Doug Williams

No. 69, 75
- Positions: Tackle, guard

Personal information
- Born: October 1, 1962 (age 63) Cincinnati, Ohio, U.S.
- Listed height: 6 ft 5 in (1.96 m)
- Listed weight: 286 lb (130 kg)

Career information
- High school: Archbishop Moeller (OH)
- College: Kentucky Texas A&M
- NFL draft: 1986: 2nd round, 49th overall pick

Career history
- New York Jets (1986)*; Houston Oilers (1986–1988); Seattle Seahawks (1989)*; Houston Oilers (1990)*; San Antonio Riders (1992);
- * Offseason and/or practice squad member only

Awards and highlights
- Second-team All-American (1985);

Career NFL statistics
- Games played: 23
- Games started: 9
- Stats at Pro Football Reference

= Doug Williams (offensive lineman) =

American football player (born 1962)

Douglas Williams (born October 1, 1962) is an American former professional football player who was an offensive lineman in the National Football League (NFL) and the World League of American Football (WLAF).

Williams was born and raised in Cincinnati, Ohio and played scholastically for Archbishop Moeller High School.

He began his college football career at the University of Kentucky, before transferring to Texas A&M.
 He earned second-team All-America honors as a senior.

Williams was selected by the New York Jets in the second round of the 1986 NFL draft.

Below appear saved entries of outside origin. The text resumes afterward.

namespace {
template <int CC> constexpr int kQSW = 512 / CC;
template <int CC> constexpr int kQPlane = (kQSW<CC> + 2) * 2 * CC + 32;
// ... 403 lines not shown
#pragma unroll
                        for (int e = 0; e < 4; ++e) b4[e] = ok ? b4[e] : 0u;
                    }
                    uint2 h2, m2, l2;
                    split4p<false>(b4, h2, m2, l2);
                    const int wo = yoct<CC>(q + 1, (4 * nt + g) >> 1) + 8 * (g & 1);
                    *reinterpret_cast<uint2*>(yw + wo) = h2;
                    *reinterpret_cast<uint2*>(yw + YPL + wo) = m2;
                    *reinterpret_cast<uint2*>(yw + 2 * YPL + wo) = l2;
                }
            }
        }
        PO2Q_PSTAMP(7);
#ifdef PO2Q_PAIR_STAMPS
        ph_[8] += 1;
#endif
    };

    constexpr int MWW4 = 7 * SW / 4 + (RPAD ? 1 : 0);
    constexpr int MWD = (CC * MWW4 + 63) / 64;
    auto mw_row = [&](int jn) __attribute__((always_inline)) {
        const int h = p0 - 2 + jn;
        const bool hok = jn < nx && h >= 0 && h < a.H;
        const uint32_t roff = (uint32_t)(hok ? h : 0) * (uint32_t)a.W * 4u;
        const uint32_t base = raw_lds + (uint32_t)((jn % PD) * rawslot);
#pragma unroll
        for (int i = 0; i < MWD; ++i) {
            const int e = 64 * i + lane;
            const int c = e / MWW4, q = 4 * (e - c * MWW4);
            const uint32_t vo = (hok && c < CC && q < a.W) ? ((uint32_t)c * (uint32_t)HW + (uint32_t)q) * 4u + roff
                                                            : 0x7fffffffu;
            rows_dma16<(NTS & 2) != 0>(rs, vo, 0u, base + (uint32_t)i * 1024u);
        }
    };
    if constexpr (MW) {
        if (wave == nw) {
#pragma unroll
            for (int r = 0; r < PD - MWL; ++r) mw_row(r);
        }
    } else {
        const floatx4 z = floatx4{0.f, 0.f, 0.f, 0.f};
#pragma unroll
        for (int r = 0; r < PD - 1; ++r) {
            load_row(r, r);
#pragma unroll
            for (int i = 0; i < ST; ++i) rows_store<(NTS & 1) != 0>(ry, 0x7fffffffu, z);
        }
    }
    {
        unsigned* red = reinterpret_cast<unsigned*>(yr);
        unsigned* thr = red + 16;
        uint4* fr = reinterpret_cast<uint4*>(yr + 4096);
        static_assert(4096 + (WL2 ? 1 : 2) * NF * 64 * 16 <= 2 * yslot, "fragment scratch");
        scale1 = wq_prologue(a.q1, thr, red, nw + MW, fin1);
        wq_pack_rows_lds<CC>(a.q1, CC, CC, NT, KS, scale1, fin1, thr, fr, NF, CC == 16);
        scale2 = wq_prologue(a.q2, thr, red, nw + MW, fin2);
        if constexpr (WL2) {
            wq_pack_rows_lds<CC>(a.q2, CC, CC, NT, KS, scale2, fin2, thr, wl2, NF);
        } else {
            wq_pack_rows_lds<CC>(a.q2, CC, CC, NT, KS, scale2, fin2, thr, fr + NF * 64, NF, CC == 16);
#pragma unroll
            for (int f = 0; f < NF; ++f) bw2[WL2 ? 0 : f] = __builtin_bit_cast(bf16x8, fr[NF * 64 + f * 64 + lane]);
        }
#pragma unroll
        for (int f = 0; f < NF; ++f) bw1[f] = __builtin_bit_cast(bf16x8, fr[f * 64 + lane]);
#pragma unroll
        for (int nt = 0; nt < NT; ++nt) {
            if constexpr (E != 0) {
#pragma unroll
                for (int e = 0; e < 4; ++e) {
                    const int k1 = 16 * nt + 4 * (lane >> 4) + e;
                    bk1[nt * 4 + e] = a.b1 ? a.b1[k1] : 0.0f;
                    e1s[nt * 4 + e] = a.ps1 ? a.ps1[k1] : 1.0f;
                    e1b[nt * 4 + e] = a.pb1 ? a.pb1[k1] : 0.0f;
                }
            }
            const int k2 = 16 * nt + (lane & 15);
            bk2[nt] = (E && a.b2) ? a.b2[k2] : 0.0f;
            e2s[nt] = (E && a.ps2) ? a.ps2[k2] : 1.0f;
            e2b[nt] = (E && a.pb2) ? a.pb2[k2] : 0.0f;
        }
        asm volatile("s_waitcnt vmcnt(0)" ::: "memory");
#pragma unroll
        for (int nt = 0; nt < NT; ++nt) {
            if constexpr (E != 0) {
#pragma unroll
                for (int e = 0; e < 4; ++e) asm volatile("" : "+v"(bk1[nt * 4 + e]), "+v"(e1s[nt * 4 + e]), "+v"(e1b[nt * 4 + e]));
            }
            asm volatile("" : "+v"(bk2[nt]), "+v"(e2s[nt]), "+v"(e2b[nt]));
        }
#pragma unroll
        for (int f = 0; f < NF; ++f) asm volatile("" : "+v"(bw1[f]));
        if constexpr (!WL2) {
#pragma unroll
            for (int f = 0; f < NF; ++f) asm volatile("" : "+v"(bw2[WL2 ? 0 : f]));
        }
        if constexpr (E == 2) {
#pragma unroll
            for (int nt = 0; nt < NT; ++nt) {
#pragma unroll
                for (int e = 0; e < 4; ++e) {
                    const int c = nt * 4 + e;
                    e1b[c] = bk1[c] * e1s[c] + e1b[c];
                    e1s[c] = scale1 * e1s[c];
                }
                e2b[nt] = bk2[nt] * e2s[nt] + e2b[nt];
                e2s[nt] = scale2 * e2s[nt];
            }
        }
        __syncthreads();
        for (int e = tid; e < (2 * yslot) / 16; e += blockDim.x)
            reinterpret_cast<uint4*>(yr)[e] = make_uint4(0u, 0u, 0u, 0u);
        if (lane < 3 && wave < nw)
// ... 264 lines not shown
            if (i2 >= 0 && i2 < n1 && r2 >= 0 && r2 < a.H)
                mfmas(std::integral_constant<int, S>{}, std::false_type{}, yr + YR * yslot);
            else
                zero_slot(std::integral_constant<int, S>{});
        }
        const int o = j - 6;
        const bool orow = o >= 0 && o < rbe;
        const int g = lane >> 4;
        floatx4 vv[NG];
#pragma unroll
        for (int grp = 0; grp < NG; ++grp) {
            floatx4 v;
#pragma unroll
            for (int e = 0; e < 4; ++e)
                v[e] = E == 0 ? acc[D][grp][0][e] * scale + 0.0f
                       : E == 2 ? acc[D][grp][0][e] * es[0] + eb[0]
                                : (acc[D][grp][0][e] * scale + bk[0]) * es[0] + eb[0];
            if constexpr (E == 2) {
#pragma unroll
                for (int e = 0; e < 4; ++e) v[e] = v[e] < 0.0f ? 0.0f : v[e];
            } else if constexpr (E != 0) {
#pragma unroll
                for (int e = 0; e < 4; ++e) v[e] = epi_act(v[e], a.act2);
            }
            vv[grp] = v;
        }
        const bool hi8 = (lane & 8) != 0;
        floatx4 sa, sb;
#pragma unroll
        for (int e = 0; e < 4; ++e) {
            sa[e] = __int_as_float(__builtin_amdgcn_update_dpp(__float_as_int(vv[0][e]), __float_as_int(vv[NG - 1][e]),
                                                               0x128, 0xf, 0xc, false));
            sb[e] = __int_as_float(__builtin_amdgcn_update_dpp(__float_as_int(vv[NG - 1][e]), __float_as_int(vv[0][e]),
                                                               0x128, 0xf, 0x3, false));
        }
        const int q = q0 + (hi8 ? 16 : 0) + 4 * g;
        const uint32_t rowoff = (uint32_t)(orow ? p0 + o : 0) * a.W + (uint32_t)q;
        const uint32_t ca = (uint32_t)(lane & 7), cb = 8u + (uint32_t)(lane & 7);
        const bool ok = orow && q < a.W;
        rows_store<(NTS & 1) != 0>(ry, ok ? (ca * (uint32_t)HW + rowoff) * 4u : 0x7fffffffu, sa);
        rows_store<(NTS & 1) != 0>(ry, ok ? (cb * (uint32_t)HW + rowoff) * 4u : 0x7fffffffu, sb);
    };

    if (!roleA) {
#pragma unroll
        for (int r = 0; r < PD - 1; ++r) load_x(r, r);
    }
    {
        unsigned* red = reinterpret_cast<unsigned*>(yr);
        unsigned* thr = red + 16;
        uint4* fr = reinterpret_cast<uint4*>(yr + 4096);
        static_assert(4096 + 2 * NF * 64 * 16 <= 2 * yslot, "fragment scratch");
        bool fin1, fin2;
        const float scale1 = wq_prologue(a.q1, thr, red, 2 * NWR, fin1);
        wq_pack_rows_lds<CC>(a.q1, CC, CC, NT, KS, scale1, fin1, thr, fr, NF, true);
        const float scale2 = wq_prologue(a.q2, thr, red, 2 * NWR, fin2);
        wq_pack_rows_lds<CC>(a.q2, CC, CC, NT, KS, scale2, fin2, thr, fr + NF * 64, NF, true);
        const uint4* frw = fr + (roleA ? NF * 64 : 0);
#pragma unroll
        for (int f = 0; f < NF; ++f) bw[f] = __builtin_bit_cast(bf16x8, frw[f * 64 + lane]);
        scale = roleA ? scale2 : scale1;
        fin = roleA ? fin2 : fin1;
        if constexpr (E != 0) {
            const float *b = roleA ? a.b2 : a.b1, *ps = roleA ? a.ps2 : a.ps1, *pb = roleA ? a.pb2 : a.pb1;
#pragma unroll
            for (int e = 0; e < 4; ++e) {
                const int k = roleA ? (lane & 15) : 4 * (lane >> 4) + e;
                bk[e] = b ? b[k] : 0.0f;
                es[e] = ps ? ps[k] : 1.0f;
                eb[e] = pb ? pb[k] : 0.0f;
            }
        }
        asm volatile("s_waitcnt vmcnt(0)" ::: "memory");
        if constexpr (E != 0) {
#pragma unroll
            for (int c = 0; c < 4; ++c) asm volatile("" : "+v"(bk[c]), "+v"(es[c]), "+v"(eb[c]));
        }
#pragma unroll
        for (int f = 0; f < NF; ++f) asm volatile("" : "+v"(bw[f]));
        if constexpr (E == 2) {
#pragma unroll
            for (int c = 0; c < 4; ++c) {
                eb[c] = bk[c] * es[c] + eb[c];
                es[c] = scale * es[c];
            }
        }
        __syncthreads();
        for (int e = tid; e < (2 * yslot) / 16; e += blockDim.x)
            reinterpret_cast<uint4*>(yr)[e] = make_uint4(0u, 0u, 0u, 0u);
        if (lane < 3 && !roleA) *reinterpret_cast<uint4*>(slab + lane * PL + zero_off) = make_uint4(0u, 0u, 0u, 0u);
    }
    (void)fin;
    if (roleA) {
        for (int j = 0; j < nsteps; j += 6) {
            stepA(std::integral_constant<int, 0>{}, j);
            stepA(std::integral_constant<int, 1>{}, j + 1);
            stepA(std::integral_constant<int, 2>{}, j + 2);
            if (j + 3 >= nsteps) break;
            stepA(std::integral_constant<int, 3>{}, j + 3);
            stepA(std::integral_constant<int, 4>{}, j + 4);
            stepA(std::integral_constant<int, 5>{}, j + 5);
        }
    } else {
        for (int j = 0; j < nsteps; j += 6) {
            stepB(std::integral_constant<int, 0>{}, j);
            stepB(std::integral_constant<int, 1>{}, j + 1);
            stepB(std::integral_constant<int, 2>{}, j + 2);
            if (j + 3 >= nsteps) break;
            stepB(std::integral_constant<int, 3>{}, j + 3);
            stepB(std::integral_constant<int, 4>{}, j + 4);
            stepB(std::integral_constant<int, 5>{}, j + 5);
        }
    }
    asm volatile("s_waitcnt vmcnt(0)" ::: "memory");
}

Williams was with the Houston Oilers (NFL) for three seasons (1986-1988), but spent his third year on the injured reserve list. He returned to professional football after a three-year absence to join the San Antonio Riders of the WLAF in 1992.

==Personal life==
Married Carolyn Crisp Williams, 2 daughters Cassady Williams, Riley Williams.